How do you negotiate the best gifts for presentations?

Which scams do I have to be prepared for?

Thanks!


----------



## tonyg (Nov 5, 2011)

None. Enjoy Cancun.


----------



## pjrose (Nov 5, 2011)

At any of the Royal Resorts you will have a pleasant tour and maybe brunch and a low-key presentation, then you can say "no thanks" and walk out and enjoy the rest of the day at the pool or beach.  At most you'll get a t-shirt; probably not what you're looking for.


----------



## bobpark56 (Nov 6, 2011)

pjrose said:


> At most you'll get a t-shirt; probably not what you're looking for.



We received t-shirts at the Royal Sea Aquarium in Curacao. Have never received them in Cancun (2 resorts, 3 presentations). Too bad...they are nice t-shirts.


----------



## easyrider (Nov 7, 2011)

If you have time these presentations can be fun. You get to see the resort, have a nice meal and get something for attending. 

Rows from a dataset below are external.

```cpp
__global__ __launch_bounds__(256) void preprocess_u8_kernel(const unsigned char* __restrict__ rgb, int h, int w,
                                                            ResampleTable tx, ResampleTable ty, int need_x, int need_y,
                                                            float* __restrict__ out, int H, int W, float3 mean,
                                                            float3 stdv) {
    const int X = blockIdx.x * 256 + threadIdx.x;
    const int Y = blockIdx.y;
    const size_t b = blockIdx.z;
    if (X >= W) return;
    const unsigned char* img = rgb + b * (size_t)h * w * 3;
    const int x0 = need_x ? tx.xmin[X] : X, nx = need_x ? tx.cnt[X] : 1;
    const int y0 = need_y ? ty.xmin[Y] : Y, ny = need_y ? ty.cnt[Y] : 1;
    const int* kx = tx.K + (size_t)X * tx.ksize;
    const int* ky = ty.K + (size_t)Y * ty.ksize;
    int acc[3] = {1 << 21, 1 << 21, 1 << 21};
    int last[3] = {0, 0, 0};
    for (int j = 0; j < ny; j++) {
        const unsigned char* row = img + ((size_t)(y0 + j) * w + x0) * 3;
        int hv[3];
        if (need_x) {
            int a0 = 1 << 21, a1 = 1 << 21, a2 = 1 << 21;
            for (int k = 0; k < nx; k++) {
                const int kk = kx[k];
                a0 += row[k * 3 + 0] * kk; a1 += row[k * 3 + 1] * kk; a2 += row[k * 3 + 2] * kk;
            }
            hv[0] = clip8_22(a0); hv[1] = clip8_22(a1); hv[2] = clip8_22(a2);
        } else {
            hv[0] = row[0]; hv[1] = row[1]; hv[2] = row[2];
        }
        if (need_y) {
            const int kk = ky[j];
            acc[0] += hv[0] * kk; acc[1] += hv[1] * kk; acc[2] += hv[2] * kk;
        }
        last[0] = hv[0]; last[1] = hv[1]; last[2] = hv[2];
    }
    const int u0 = need_y ? clip8_22(acc[0]) : last[0];
    const int u1 = need_y ? clip8_22(acc[1]) : last[1];
    const int u2 = need_y ? clip8_22(acc[2]) : last[2];
    const size_t plane = (size_t)H * W, o = (b * 3 * H + Y) * (size_t)W + X;
    out[o] = ((float)u0 / 255.0f - mean.x) / stdv.x;
    out[o + plane] = ((float)u1 / 255.0f - mean.y) / stdv.y;
    out[o + 2 * plane] = ((float)u2 / 255.0f - mean.z) / stdv.z;
}

int launch_preprocess_u8(const unsigned char* rgb, int B, int h, int w, const int* tx_xmin, const int* tx_cnt,
                         const int* tx_K, int tx_ksize, const int* ty_xmin, const int* ty_cnt, const int* ty_K,
                         int ty_ksize, float* out, int H, int W, const float mean[3], const float stdv[3],
                         hipStream_t stream) {
    if (B <= 0) return 0;
    ResampleTable tx{tx_xmin, tx_cnt, tx_K, tx_ksize}, ty{ty_xmin, ty_cnt, ty_K, ty_ksize};
    hipLaunchKernelGGL(preprocess_u8_kernel, dim3((W + 255) / 256, H, B), dim3(256), 0, stream, rgb, h, w, tx, ty,
                       (int)(W != w), (int)(H != h), out, H, W, float3{mean[0], mean[1], mean[2]},
                       float3{stdv[0], stdv[1], stdv[2]});
    ODAM_HIP(hipGetLastError());
    return 0;
}

}
```

### odam_amd/csrc/detr_model.h

```cpp
#pragma once
#include <hip/hip_runtime.h>

#include <algorithm>
#include <map>
#include <string>
#include <utility>
#include <vector>

#include "../../include/odam_detr.h"
#include "cg_mx8.h"
#include "conv_gemm.h"
#include "odam_err.h"

namespace odam_dm {

struct HostTensor {
    std::vector<long long> shape;
    std::vector<float> data;
};

struct Conv {
    void* w = nullptr;
    void* w3 = nullptr;
    float* scale = nullptr;
// ... 53 lines not shown
        }
        return 0;
    }
};

}

struct odam_detr {
    odam_detr_cfg cfg;
    std::map<std::string, odam_dm::HostTensor> host;
    bool finalized = false;
    std::vector<void*> allocs;

    odam_dm::Conv stem;
    bool basic = false;
    int l4_ch = 2048;
    std::vector<odam_dm::Bottleneck> blocks;
    std::vector<int> block_stride;
    odam_dm::Conv input_proj;
    std::vector<odam_dm::EncLayer> enc;
    std::vector<odam_dm::DecLayer> dec;
    odam_dm::Conv cross_k_all, cross_v_all;
    odam_dm::LN dec_norm;
    odam_dm::LN enc_norm;
    const void* memory_out = nullptr;
    odam_dm::Conv class_embed;
    odam_dm::Conv mlp[5][3];
    odam_dm::Conv stem_rows;
    float* pos = nullptr;
    float* query_pos = nullptr;

    int H1, W1, H2, W2, fh, fw, L;

    char *x4 = nullptr, *stem_out = nullptr, *bufA = nullptr, *bufB = nullptr, *t1 = nullptr, *t2 = nullptr,
         *dsb = nullptr;
    char *src = nullptr, *srcpos = nullptr, *qk = nullptr, *v = nullptr, *att = nullptr, *tmp = nullptr, *ffn = nullptr;
    char *kc = nullptr, *vc = nullptr;
    char *tgt = nullptr, *tgtpos = nullptr, *dqk = nullptr, *dv = nullptr, *datt = nullptr, *dq = nullptr,
         *dtmp = nullptr, *dffn = nullptr, *hs = nullptr, *h1 = nullptr, *h2 = nullptr;
    const char* layer4 = nullptr;
    int es = 4;
    int dt = 0;
    bool mx = false;
    unsigned char *qa = nullptr, *qas = nullptr, *qb = nullptr, *qbs = nullptr, *qt1 = nullptr, *qt1s = nullptr, *qt2 = nullptr,
                  *qt2s = nullptr;

    odam_dm::EventLog conv_ev;
    odam_dm::EventLog att_ev;
    size_t stage_ev[6] = {};

    struct Resample { int* xmin; int* cnt; int* K; int ksize; };
    std::map<std::pair<int, int>, Resample> resample;

    template <typename T>
    int dev_alloc(T** p, size_t n) {
        ODAM_HIP(hipMalloc((void**)p, n * sizeof(T)));
        allocs.push_back((void*)*p);
        return 0;
    }
};

namespace odam_dm {

#define RC(call)                 \
    do {                         \
        int rc_ = (call);        \
        if (rc_) return rc_;     \
    } while (0)

odam_cg::ConvGemmArgs conv_args(const Conv& c, const void* x, int B, int H, int W, int dtype);
odam_mx::ConvArgs mx_args(const Conv& c, const void* x, const void* xs, int B, int H, int W);

int run_conv(const Conv& c, const void* x, int B, int H, int W, const void* res, bool relu, void* y, hipStream_t st,
             int dtype = 0, int out_f32 = 0);

}
```

### odam_amd/csrc/detr_ops.hip

```cpp
#include <hip/hip_runtime.h>

#include "detr_kernels.h"
#include "detr_model.h"

using namespace odam_dm;
using odam_cg::ConvGemmArgs;

namespace {

int fail(int code, const char* who, const char* what) {
    std::snprintf(g_odam_err, sizeof(g_odam_err), "%s: %s", who, what);
    return code;
}

int split_filters_for_call(const float* w_packed, int Cout, int Kpad, hipStream_t st, unsigned short** d3, const char* who) {
    *d3 = nullptr;
    if (!odam_cg::presplit_applies(Cout, Kpad)) return 0;
    std::vector<float> hw((size_t)Cout * Kpad);
    ODAM_HIP(hipStreamSynchronize(st));
    ODAM_HIP(hipMemcpy(hw.data(), w_packed, hw.size() * sizeof(float), hipMemcpyDeviceToHost));
    std::vector<unsigned short> h3(hw.size() * 3);
    odam_cg::split3_filters(hw.data(), Cout, Kpad, h3.data());
    ODAM_HIP(hipMalloc(d3, h3.size() * 2));
    if (hipMemcpy(*d3, h3.data(), h3.size() * 2, hipMemcpyHostToDevice) != hipSuccess) {
// ... 124 lines not shown
extern "C" int odam_op_conv2d_nhwc_mxfp8(const void* x, const void* xs, const void* w_packed, const void* ws, const float* scale,
                                         const float* bias, const void* residual, void* y, void* ys, void* y_bf16, float* y_f32,
                                         int B, int H, int W, int Cin, int Cout, int KH, int KW, int stride, int pad, int dil,
                                         int Kpad, int relu, int k_order, void* stream) {
    if (dil != 1) return odam_fail(1, "odam_op_conv2d_nhwc_mxfp8: dilation must be 1");
    if (k_order != 0) return odam_fail(1, "odam_op_conv2d_nhwc_mxfp8: k_order must be 0 (tap-major)");
    if (B < 1 || H < 1 || W < 1 || KH < 1 || KW < 1 || stride < 1 || pad < 0) return odam_fail(1, "odam_op_conv2d_nhwc_mxfp8: bad shape");
    Conv c = conv_of(nullptr, scale, bias, Cin, Cout, KH, KW, stride, pad, 1, Kpad, 0);
    c.wq = (unsigned char*)const_cast<void*>(w_packed); c.wqs = (unsigned char*)const_cast<void*>(ws);
    odam_mx::ConvArgs a = mx_args(c, x, xs, B, H, W);
    a.res = (const unsigned short*)residual; a.relu = relu ? 1 : 0;
    a.y = (unsigned char*)y; a.ys = (unsigned char*)ys; a.yb = (unsigned short*)y_bf16; a.yf = y_f32;
    return odam_mx::launch_conv(a, (hipStream_t)stream);
}

extern "C" int odam_op_bottleneck_bf16(const void* x, const void* w2, const float* s2, const float* b2, const void* w3,
                                       const float* s3, const float* b3, const void* residual, void* y, const void* w1n,
                                       const float* s1n, const float* b1n, void* y_next, int B, int H, int W, int P, int stride,
                                       int PN, void* stream) {
    if (!x || !w2 || !w3 || !y) return odam_fail(1, "odam_op_bottleneck_bf16: null pointer");
    ConvGemmArgs a = bottleneck_args(1, x, w2, s2, b2, s3, b3, residual, y, s1n, b1n, y_next, B, H, W, P, stride, w1n ? PN : 0);
    a.F_Wt = w3;
    if (w1n && PN > 0) a.G_Wt = w1n;
    if (!odam_cg::fused_bf16_ok(a)) return odam_fail(4, "odam_op_bottleneck_bf16: the fused kernel does not apply to this shape");
    return odam_cg::launch_conv_gemm(a, (hipStream_t)stream);
}

extern "C" int odam_op_bottleneck_f32(const float* x, const float* w2, const float* s2, const float* b2, const float* w3,
                                      const float* s3, const float* b3, const float* residual, float* y, const float* w1n,
                                      const float* s1n, const float* b1n, float* y_next, int B, int H, int W, int P, int stride,
                                      int PN, void* stream) {
    if (!x || !w2 || !w3 || !y) return odam_fail(1, "odam_op_bottleneck_f32: null pointer");
    if (PN > 0 && (!w1n || !y_next)) return odam_fail(1, "odam_op_bottleneck_f32: PN > 0 needs w1n and y_next");
    if (P != 64 && P != 128) return odam_fail(4, "odam_op_bottleneck_f32: the fused kernel is built for P = 64 and 128");
    hipStream_t st = (hipStream_t)stream;
    ConvGemmArgs a = bottleneck_args(0, x, w2, s2, b2, s3, b3, residual, y, s1n, b1n, y_next, B, H, W, P, stride, PN);
    a.Wt3 = w2; a.F_Wt3 = w3; a.G_Wt3 = PN > 0 ? w1n : nullptr;
    if (!odam_cg::fused_second_ok(a)) return odam_fail(4, "odam_op_bottleneck_f32: the fused kernel does not apply to this shape");
    unsigned short *d2 = nullptr, *d3 = nullptr, *d1 = nullptr;
    int rc = split_filters_for_call(w2, P, 9 * P, st, &d2, "odam_op_bottleneck_f32");
    if (!rc) rc = split_filters_for_call(w3, 4 * P, P, st, &d3, "odam_op_bottleneck_f32");
    if (!rc && PN > 0) rc = split_filters_for_call(w1n, PN, 4 * P, st, &d1, "odam_op_bottleneck_f32");
    if (!rc) {
        a.Wt3 = d2; a.F_Wt3 = d3; a.G_Wt3 = PN > 0 ? d1 : nullptr;
        rc = odam_cg::launch_conv_gemm(a, st);
    }
    (void)hipStreamSynchronize(st);
    if (d2) (void)hipFree(d2);
    if (d3) (void)hipFree(d3);
    if (d1) (void)hipFree(d1);
    return rc;
}

extern "C" long long odam_op_conv_paths(char* buf, int n, int reset) { return odam_cg::read_paths(buf, n, reset); }

extern "C" int odam_op_conv_bf16_mode(int mode) {
    if (mode < 0 || mode > 2) return odam_fail(1, "odam_op_conv_bf16_mode: mode must be 0, 1 or 2");
    odam_cg::set_big_mode(mode);
    return 0;
}

extern "C" int odam_op_conv_f32_mode(int mode) {
    if (mode != 0 && mode != 2) return odam_fail(1, "odam_op_conv_f32_mode: mode must be 0 or 2");
    odam_cg::set_f32_mode(mode);
    return 0;
}

extern "C" int odam_op_attention(const float* Q, int ldq, const float* K, int ldk, const float* V, int ldv, float* O,
                                 int ldo, int B, int H, int Lq, int Lk, void* stream) {
    return attention_op("odam_op_attention", ATT_NULLS, Q, ldq, K, ldk, V, ldv, O, ldo, B, H, Lq, Lk, 32, 0, nullptr, stream);
}

extern "C" int odam_op_attention_bf16(const void* Q, int ldq, const void* K, int ldk, const void* V, int ldv, void* O,
                                      int ldo, int B, int H, int Lq, int Lk, void* stream) {
    return attention_op("odam_op_attention_bf16", ATT_BF16, Q, ldq, K, ldk, V, ldv, O, ldo, B, H, Lq, Lk, 32, 1, nullptr, stream);
}

extern "C" int odam_op_attention_ex(const void* Q, int ldq, const void* K, int ldk, const void* V, int ldv, void* O, int ldo,
                                    int B, int H, int Lq, int Lk, int head_dim, int dtype, const unsigned char* key_mask,
                                    void* stream) {
    return attention_op("odam_op_attention_ex", ATT_EX, Q, ldq, K, ldk, V, ldv, O, ldo, B, H, Lq, Lk, head_dim, dtype, key_mask, stream);
}

extern "C" int odam_op_attention_hd(const void* Q, int ldq, const void* K, int ldk, const void* V, int ldv, void* O, int ldo,
                                    int B, int H, int Lq, int Lk, int head_dim, int dtype, const unsigned char* key_mask,
                                    void* stream) {
    return attention_op("odam_op_attention_hd", ATT_HD, Q, ldq, K, ldk, V, ldv, O, ldo, B, H, Lq, Lk, head_dim, dtype, key_mask, stream);
}

extern "C" int odam_op_add_layernorm(const float* x, const float* r, const float* gamma, const float* beta, float* y,
                                     int M, void* stream) {
    return layernorm_op("odam_op_add_layernorm", false, x, r, gamma, beta, y, nullptr, 1, nullptr, M, 256, 0, stream);
}

extern "C" int odam_op_add_layernorm_ex(const void* x, const void* r, const float* gamma, const float* beta, void* y,
                                        const float* pos, int L, void* y_pos, int M, int dtype, void* stream) {
    return layernorm_op("odam_op_add_layernorm_ex", true, x, r, gamma, beta, y, pos, L, y_pos, M, 256, dtype, stream);
}

extern "C" int odam_op_add_layernorm_c(const void* x, const void* r, const float* gamma, const float* beta, void* y,
                                       const float* pos, int L, void* y_pos, int M, int C, int dtype, void* stream) {
    return layernorm_op("odam_op_add_layernorm_c", true, x, r, gamma, beta, y, pos, L, y_pos, M, C, dtype, stream);
}

extern "C" int odam_op_maxpool3x3s2_nhwc_ex(const void* x, void* y, int B, int H, int W, int C, int dtype, void* stream) {
    return maxpool_op("odam_op_maxpool3x3s2_nhwc_ex", x, y, B, H, W, C, dtype, stream);
// ... 63 lines not shown
```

http://www.virtualtourist.com/trave...arnings_or_Dangers-Cancun-Timeshare-BR-1.html

The presentation at the new Villa del Palmar is not so bad from what I have heard. Be warned though, these are professional sales people at any of the resort presentations you might attend that could sell ice to an eskimo.


----------



## abdibile (Dec 1, 2011)

I am in Cancun (Westin Lagunamar) for 4 days now and have NOT been approached by anyone trying to get me to a timeshare presentaions.

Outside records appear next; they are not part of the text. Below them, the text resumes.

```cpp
int nbd_energy_f32(const float* posm, const float* vel, int n, float softening, float g_const,
                   double* out_uk, void* workspace, size_t workspace_bytes, nbd_stream_t stream) {
  if (n < 0 || !out_uk) return NBD_E_BADARG;
  hipStream_t st = (hipStream_t)stream;
  if (n == 0) {
    zero_f32_kernel<<<1, 256, 0, st>>>(reinterpret_cast<float*>(out_uk), 4);
    return launch_status();
  }
  if (!posm || !vel || misaligned16(posm)) return NBD_E_BADARG;
  if (!workspace || workspace_bytes < nbd_energy_workspace_bytes(n)) return NBD_E_WORKSPACE;
  const int groups = ceil_div(n, kTgtPerWG), slabs = energy_slabs(groups), nk = ceil_div(n, 256);
  double* pu = static_cast<double*>(workspace);
  double* pk = pu + (size_t)groups * slabs;
  const f4* pm = reinterpret_cast<const f4*>(posm);
  energy_kernel<<<dim3(groups, slabs), 64 * kWaves, 0, st>>>(pm, n, ceil_div(n, kChunk), softening,
                                                           softening > 0.f ? 0 : 1, pu);
  int rc = launch_status();
  if (rc) return rc;
  kinetic_kernel<<<nk, 256, 0, st>>>(pm, vel, n, pk);
  rc = launch_status();
  if (rc) return rc;
  energy_final_kernel<<<1, 256, 0, st>>>(pu, groups * slabs, pk, nk, g_const, out_uk);
  return launch_status();
}

}
```

Before: 5963 billion pair-interactions/s.

## Add register-tiled symmetric pair kernel with LDS-resident source tile and lane-rotated reactions

Adds a new symmetric tile-pair kernel that loads the whole source tile once into LDS (xy/z split layout, duplicated for rotation) and gives each thread 8 target bodies in registers. Reaction forces are accumulated per lane and rotated across the wave each step, with explicit scheduling barriers to interleave independent rsqrt chains. The uniform leapfrog step now uses this variant by default. It raises register pressure and occupancy is bounded at 512 threads x 4, and the reduction layout becomes more intricate.

```diff
diff --git a/nbody-deep-sim_amd/csrc/direct_force.hip b/nbody-deep-sim_amd/csrc/direct_force.hip
--- a/nbody-deep-sim_amd/csrc/direct_force.hip
+++ b/nbody-deep-sim_amd/csrc/direct_force.hip
@@ -97,6 +97,16 @@
   rz = __builtin_elementwise_fma(-w, dz, rz);
 }
 
+__device__ __forceinline__ void sym_round_match(int wg, int m, int r0, int n_slots, int& ta, int& tb, int& slot,
+                                                bool& init) {
+  const int half = m >> 1, mm = m - 1;
+  const int rr = wg / half, i = wg - rr * half, r = r0 + rr;
+  ta = i == 0 ? r % mm : (r + i) % mm;
+  tb = i == 0 ? mm : (r - i + mm) % mm;
+  slot = (r + 1) % n_slots;
+  init = r + 1 < n_slots;
+}
+
 template <int SG>
 __global__ __launch_bounds__(256 * SG, 2 * SG) void accel_sym_kernel(const f4* __restrict__ posm, int n, int m,
                                                                      int r0, int n_slots, float eps2,
@@ -109,12 +119,9 @@
   __shared__ f4 lds[kLdsF / 4];
   float* const ldsf = reinterpret_cast<float*>(lds);
 
-  const int half = m >> 1, mm = m - 1;
-  const int rr = blockIdx.x / half, i = blockIdx.x - rr * half, r = r0 + rr;
-  const int ta = i == 0 ? r % mm : (r + i) % mm;
-  const int tb = i == 0 ? mm : (r - i + mm) % mm;
-  const int slot = (r + 1) % n_slots;
-  const bool init = r + 1 < n_slots;
+  int ta, tb, slot;
+  bool init;
+  sym_round_match(blockIdx.x, m, r0, n_slots, ta, tb, slot, init);
 
   const int lane = threadIdx.x & 63;
   const int wave = __builtin_amdgcn_readfirstlane(threadIdx.x >> 6);
@@ -207,6 +214,144 @@
       float* o = o_own + t * 64 * 3 + comp;
       *o = init ? v : *o + v;
     }
+}
+
+constexpr int kSym2Pairs = kSymChunks / 2;
+constexpr int kSym2T = 8;
+constexpr int kSym2G = 2;
+
+__global__ __launch_bounds__(512, 4) void accel_sym2_kernel(const f4* __restrict__ posm, int n, int m, int r0,
+                                                            int n_slots, float eps2, float* __restrict__ out) {
+  constexpr int kXyF = kSym2Pairs * 128 * 4;
+  constexpr int kZF = kSym2Pairs * 128 * 2;
+  constexpr int kReactF = 2 * 8 * 6 * 64;
+  constexpr int kOwnF = 8 * 3 * kSym2T * 64;
+  static_assert(kXyF + kZF + kReactF == kOwnF, "one 48-KiB LDS image");
+  __shared__ f4 lds[kOwnF / 4];
+  float* const ldsf = reinterpret_cast<float*>(lds);
+  f4* const xy = lds;
+  f2* const zz = reinterpret_cast<f2*>(ldsf + kXyF);
+  float* const react = ldsf + kXyF + kZF;
+
+  int ta, tb, slot;
+  bool init;
+  sym_round_match(blockIdx.x, m, r0, n_slots, ta, tb, slot, init);
+
+  const int lane = threadIdx.x & 63;
+  const int wave = __builtin_amdgcn_readfirstlane(threadIdx.x >> 6);
+  const int tg = wave & 1, sg = wave >> 1;
+  {
+    const f4 u = posm[tb * kSymTile + wave * kChunk + lane];
+    const f4 v = posm[tb * kSymTile + (wave + kSym2Pairs) * kChunk + lane];
+    const f4 q = {u.x, v.x, u.y, v.y};
+    const f2 z = {u.z, v.z};
+    xy[wave * 128 + lane] = q; xy[wave * 128 + 64 + lane] = q;
+    zz[wave * 128 + lane] = z; zz[wave * 128 + 64 + lane] = z;
+  }
+  const int row0 = ta * kSymTile + tg * 512 + lane;
+  f2 txy[kSym2T], tzz[kSym2T / 2];
+  f2 ax[kSym2T], ay[kSym2T], az[kSym2T];
+#pragma unroll
+  for (int t = 0; t < kSym2T; ++t) {
+    const f4 q = posm[row0 + t * 64];
+    txy[t] = f2{q.x, q.y};
+    if (t & 1) tzz[t >> 1].y = q.z; else tzz[t >> 1].x = q.z;
+    ax[t] = ay[t] = az[t] = f2{0.f, 0.f};
+  }
+  f2 e2 = {eps2, eps2};
+  asm volatile("" : "+v"(e2));
+  __syncthreads();
+
+#pragma unroll 1
+  for (int j = 0; j < 2; ++j) {
+    const int p = sg * 2 + j;
+    const f4* const bxy = xy + p * 128 + lane;
+    const f2* const bz = zz + p * 128 + lane;
+    f2 rx = {0.f, 0.f}, ry = {0.f, 0.f}, rz = {0.f, 0.f};
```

Noone at the airport when we arrived at 7 in the evening and noone on the street in the hotel zone or downtown, nor anyone in shopping centers.

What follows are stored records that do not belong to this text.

-        const uint8_t* center = s_win[wave][q] + coff[q];
-        const float a = ca[q], b = cb[q];
-        uint64_t words[4];
+    const int n = min(BR_KPW, cnt - k0);
+    float px0[4], py0[4], px1[4], py1[4];
+#pragma unroll
+    for (int w = 0; w < 4; w++) {
+        const int8_t* pt = c_pattern + (w * 64 + lane) * 4;
+        px0[w] = (float)pt[0]; py0[w] = (float)pt[1]; px1[w] = (float)pt[2]; py1[w] = (float)pt[3];
+    }
+    const uint8_t* img = blur + (size_t)f * frame_bytes;
+    const BriefRec* rec = ff.brief_rec + (size_t)f * kp_cap + k0;
+    uint8_t* desc = ff.desc + ((size_t)f * kp_cap + k0) * 32;
+    const int c16 = 16 * (lane & 3), r0 = lane >> 2, r2 = min(32 + r0, BR_ROWS - 1);
+    const bool c3 = (lane & 3) == 3;
+    uint4 w0, w1, w2;
+    br_rec8 rn = brief_rec_load(rec, 0);
+    brief_fetch(img, rn, c16, c3, r0, r2, w0, w1, w2);
+    br_rec8 rnn = brief_rec_load(rec, min(1, n - 1));
+    for (int i = 0; i < n; i++) {
+        uint8_t* win = s_win[wave][i & 1];
+        const float a = __uint_as_float(rn[0]), b = __uint_as_float(rn[1]);
+        const uint8_t* center = win + (int)rn[5];
+        *(uint4*)(win + lane * 16) = w0;
+        *(uint4*)(win + 1024 + lane * 16) = w1;
+        if (lane < BR_ROWS * 4 - 128) *(uint4*)(win + 2048 + lane * 16) = w2;
+        rn = rnn;
+        brief_fetch(img, rn, c16, c3, r0, r2, w0, w1, w2);
+        rnn = brief_rec_load(rec, min(i + 2, n - 1));
+        uint32_t lo[4], hi[4];
 #pragma unroll
         for (int w = 0; w < 4; w++) {
-            const int8_t* pt = c_pattern + (w * 64 + lane) * 4;
-            const float px0 = (float)pt[0], py0 = (float)pt[1], px1 = (float)pt[2], py1 = (float)pt[3];
-            const float xa = px0 * a - py0 * b, ya = px0 * b + py0 * a;
-            const float xb = px1 * a - py1 * b, yb = px1 * b + py1 * a;
-            const int t0 = center[__float2int_rn(ya) * 64 + __float2int_rn(xa)];
-            const int t1 = center[__float2int_rn(yb) * 64 + __float2int_rn(xb)];
-            words[w] = __ballot(t0 < t1);
-        }
-        if (lane < 4) {
-            uint64_t wv8 = lane == 0 ? words[0] : lane == 1 ? words[1] : lane == 2 ? words[2] : words[3];
-            *(uint64_t*)(ff.desc + ki * 32 + lane * 8) = wv8;
-        }
-        if (fp4 < 0) {
-        } else if (fp4) {
-            if (lane < 8) {
-                const uint64_t wv8 = lane < 2 ? words[0] : lane < 4 ? words[1] : lane < 6 ? words[2] : words[3];
-                const uint32_t bits = (uint32_t)(wv8 >> (32 * (lane & 1)));
-                const uint4 o = make_uint4(brief_expand8_fp4(bits & 255u), brief_expand8_fp4((bits >> 8) & 255u), brief_expand8_fp4((bits >> 16) & 255u), brief_expand8_fp4(bits >> 24));
-                *(uint4*)(desc_x + ((size_t)f * cap_x * 16 + (size_t)(k & ~15) * 8 + (size_t)lane * 16 + (k & 15)) * 16) = o;
-            }
-        } else if (lane < 16) {
-            const uint64_t wv8 = lane < 4 ? words[0] : lane < 8 ? words[1] : lane < 12 ? words[2] : words[3];
-            const uint32_t bits = (uint32_t)(wv8 >> (16 * (lane & 3))) & 0xffffu;
-            const uint4 o = make_uint4(brief_expand4(bits & 15u), brief_expand4((bits >> 4) & 15u), brief_expand4((bits >> 8) & 15u), brief_expand4(bits >> 12));
-            *(uint4*)(desc_x + (((size_t)f * cap_x + (k & ~15)) * 16 + (size_t)lane * 16 + (k & 15)) * 16) = o;
-        }
-        if (lane == 0) {
-            ff.kp_xy[ki * 2] = kxs[q]; ff.kp_xy[ki * 2 + 1] = kys[q];
-            ff.kp_size[ki] = 31 * sfs[q];
-        }
+            const float xa = px0[w] * a - py0[w] * b, ya = px0[w] * b + py0[w] * a;
+            const float xb = px1[w] * a - py1[w] * b, yb = px1[w] * b + py1[w] * a;
+            const int t0 = center[(int)__builtin_fmaf(rintf(ya), 64.f, rintf(xa))];
+            const int t1 = center[(int)__builtin_fmaf(rintf(yb), 64.f, rintf(xb))];
+            const uint64_t word = __ballot(t0 < t1);
+            lo[w] = (uint32_t)word; hi[w] = (uint32_t)(word >> 32);
+        }
+        const bool odd = lane & 1, upper = lane & 2;
+        const uint2 o = make_uint2(upper ? (odd ? lo[3] : lo[2]) : (odd ? lo[1] : lo[0]), upper ? (odd ? hi[3] : hi[2]) : (odd ? hi[1] : hi[0]));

What am I doing wrong? Where are all the timeshare sharks??


----------



## pianodinosaur (Dec 1, 2011)

We will be staying at The Royal Islander in Juner 2012.  We do not plan on attending any Timeshare Sales presentations.


----------



## Asl18940 (Dec 1, 2011)

You do the Grande Luxxe presentation in Playa Del Carmen.  Just do your research first at sellmytimesharenow.com to get an idea of the real going rates.


----------



## DeniseM (Dec 1, 2011)

Asl18940 said:


> You do the Grande Luxxe presentation in Playa Del Carmen.  Just do your research first at sellmytimesharenow.com to get an idea of the real going rates.



Sell My Timeshare Now does not have the real going rates for anything.  Their prices are very inflated to make their customers think they are going to get more on SMTSN, than anywhere else.


----------



## abdibile (Dec 3, 2011)

Today I went to the Club Melia (formerly known as Sol Melia Vacation Club) presentation at the ME Cancun. They just offered a baseball cap, a backpack and lunch but I was interested in the system.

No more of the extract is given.